There's another fear driving lawyers to AI: other lawyers.

Heller said all law firms and lawyers exist within a “competitive dynamic.” Law firms compete for a limited number of clients, and plaintiffs and defendants compete to win cases. Giniti described the legal profession as an “adversarial system” that incentivizes each lawyer to put forward the best case possible for their client.

So AI is unlikely to eliminate lawyers' jobs. Instead, it may be seen as an extension of trends that took root at the dawn of the computer age.

“We physically reviewed every document in every case,” Heller said, “and physically printed out every email that might be relevant and stored them in bank boxes in the basement.”

In a sense, the problem runs parallel to the solution.
Daniel Beneke, head of machine learning at Baker McKenzie

Times have changed. To the extent practical, manual review has been replaced by electronic review. In the legal industry, there is a subfield called e-discovery that is dedicated to searching and classifying electronic documents.

Lawyers may turn to AI to help them deal with the forces that seek to rein it in: regulation. The complexity of government regulation is “growing exponentially,” Beneke said, adding that “in some ways, the problem and the solution are happening at the same time.” This is especially true for an international firm like Baker McKenzie, which advises clients in dozens of countries.

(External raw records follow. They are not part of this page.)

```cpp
template <int FMT>
static int launch_mlp_fused2_fmt(const MlpFusedParams& p, hipStream_t s) {
    static PerDeviceOnce once;
    if (once.first()) {
        DSEG_CHECK_HIP(hipFuncSetAttribute(reinterpret_cast<const void*>(&mlp_fused2_kernel<false, false, FMT>),
                                           hipFuncAttributeMaxDynamicSharedMemorySize, mf2::LDS_BYTES));
        DSEG_CHECK_HIP(hipFuncSetAttribute(reinterpret_cast<const void*>(&mlp_fused2_kernel<true, false, FMT>),
                                           hipFuncAttributeMaxDynamicSharedMemorySize, mf2::LDS_BYTES));
        DSEG_CHECK_HIP(hipFuncSetAttribute(reinterpret_cast<const void*>(&mlp_fused2_kernel<true, true, FMT>),
                                           hipFuncAttributeMaxDynamicSharedMemorySize, mf2::LDS_BYTES));
        once.mark();
    }
    if (p.M <= 0 || p.ldx != mf2::D) {
        dinoseg_set_error("mlp_fused2: bad shape M=%d ldx=%d", p.M, p.ldx);
        return -1;
    }
    const int ncu = device_cu_count();
    if (ncu <= 0) return -2;
    const int nitems = (p.M + mf2::BM - 1) / mf2::BM;
    int grid;
    if (options().mlp_stagger > 0) {
        grid = nitems < ncu ? nitems : ncu;
    } else if (options().mlp_grid > 0) {
        grid = options().mlp_grid < ncu ? options().mlp_grid : ncu;
        if (grid > nitems) grid = nitems;
    } else {
        const int rounds = (nitems + ncu - 1) / ncu;
        grid = (nitems + rounds - 1) / rounds;
    }
    MlpFusedParams q = p;
    q.queue = nullptr;
    q.n_long = nitems % grid;
    q.sleep_max = q.n_long > 0 && nitems > grid ? options().mlp_stagger : 0;
#if MF2_STAMP
    static unsigned long long* sbuf = nullptr;
    const size_t sbytes = (size_t)grid * 2 * 4 * 16 * 2 * 8;
    if (!sbuf) DSEG_CHECK_HIP(hipMalloc(reinterpret_cast<void**>(&sbuf), 256 * 2 * 4 * 16 * 2 * 8));
    DSEG_CHECK_HIP(hipMemsetAsync(sbuf, 0, sbytes, s));
    q.queue = reinterpret_cast<int*>(sbuf);
#endif
    if (p.ctx) {
        if (!p.Wproj || !p.bproj) {
            dinoseg_set_error("mlp_fused2: ctx without the packed projection weight / bias");
            return -1;
        }
        if (p.Wqkv) {
            if (!p.bqkv || !p.gamma1 || !p.beta1 || !p.q || !p.k || !p.v || p.ntok <= 0 || p.npad < p.ntok || p.heads * 64 != mf2::D) {
                dinoseg_set_error("mlp_fused2: incomplete qkv tail (bias / norm1 / q / k / v / geometry)");
                return -1;
            }
            hipLaunchKernelGGL((mlp_fused2_kernel<true, true, FMT>), dim3(grid), dim3(mf2::THREADS), mf2::LDS_BYTES, s, q);
        } else {
            hipLaunchKernelGGL((mlp_fused2_kernel<true, false, FMT>), dim3(grid), dim3(mf2::THREADS), mf2::LDS_BYTES, s, q);
        }
    } else {
        if (p.Wqkv) {
            dinoseg_set_error("mlp_fused2: the qkv tail needs the projection in the same launch (ctx)");
            return -1;
        }
        hipLaunchKernelGGL((mlp_fused2_kernel<false, false, FMT>), dim3(grid), dim3(mf2::THREADS), mf2::LDS_BYTES, s, q);
    }
    DSEG_CHECK_HIP(hipGetLastError());
#if MF2_STAMP
    {
        static int calls = 0;
        if (++calls == 20) {
            DSEG_CHECK_HIP(hipStreamSynchronize(s));
            std::vector<unsigned long long> h(sbytes / 8);
            DSEG_CHECK_HIP(hipMemcpy(h.data(), sbuf, sbytes, hipMemcpyDeviceToHost));
            for (int role = 0; role < 2; ++role)
                for (int k = 0; k < 4; ++k) {
                    fprintf(stderr, "role %c item %d:", role ? 'B' : 'A', k);
                    for (int i = 0; i < 16; ++i) {
                        double sum = 0, sumc = 0;
                        int n = 0;
                        for (int b = 0; b < grid; ++b) {
                            const unsigned long long* d = &h[((((size_t)b * 2 + role) * 4 + k) * 16) * 2];
                            const unsigned long long* d0 = &h[((((size_t)b * 2 + 1) * 4 + 0) * 16) * 2];
                            if (d[2 * i] == 0 || d0[0] == 0) continue;
                            sum += (double)(d[2 * i] - d0[0]) * 0.01;
                            sumc += (double)(d[2 * i + 1] - d0[1]);
                            ++n;
                        }
                        if (n) fprintf(stderr, " [%d] %.1fus/%.0fkc", i, sum / n, sumc / n / 1e3);
                    }
                    fprintf(stderr, "\n");
                }
        }
    }
#endif
    return 0;
}

}
```

Baseline: 2603 frames/s.

## Swap projection DMA/MFMA roles between wave pairs and overlap first hidden step with LN handoff

Reassigns work inside the fused attention-projection/MLP kernel. The consumer-side waves now issue the projection weight and context DMAs, and the producer waves run the projection MFMAs directly from LDS without prefetching. The first MLP hidden-layer step is folded into receiving the normalized activations, so MFMA work starts while rounds arrive instead of after all three. The LN handoff also relaxes a vmcnt wait to let loads stay in flight. The old placement stays available through a flag, at the cost of extra code paths and a more delicate barrier/waitcnt protocol.

```diff
diff --git a/dino_amd/csrc/kernels.h b/dino_amd/csrc/kernels.h
--- a/dino_amd/csrc/kernels.h
+++ b/dino_amd/csrc/kernels.h
@@ -84,6 +84,7 @@
     int M;
     int* queue;
     int n_long, sleep_max;
+    int old_place;
     const bf16_t* ctx;
     const bf16_t* Wproj;
     const float* bproj;
diff --git a/dino_amd/csrc/mlp_fused2.hip b/dino_amd/csrc/mlp_fused2.hip
--- a/dino_amd/csrc/mlp_fused2.hip
+++ b/dino_amd/csrc/mlp_fused2.hip
@@ -48,6 +48,10 @@
     if (MF2_NT & 2) __builtin_nontemporal_store(v, p);
     else *p = v;
 }
+
+#ifndef MF2_PLACE
+#define MF2_PLACE 0
+#endif
 
 #ifndef MF2_STAMP
 #define MF2_STAMP 0
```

Ultimately, the adoption of AI in the legal industry comes down to the reality that there are only so many hours in a day, and while manually reviewing every document that could potentially be relevant to a case may seem great, it's often not the best use of a lawyer's time.

“In three to five years, not using AI for legal work will be the same as not using online search for legal work today,” Ginity said.

She added that lawyers have a professional responsibility not to inflate billable hours, a responsibility that has been codified by many legal organizations, including the American Bar Association.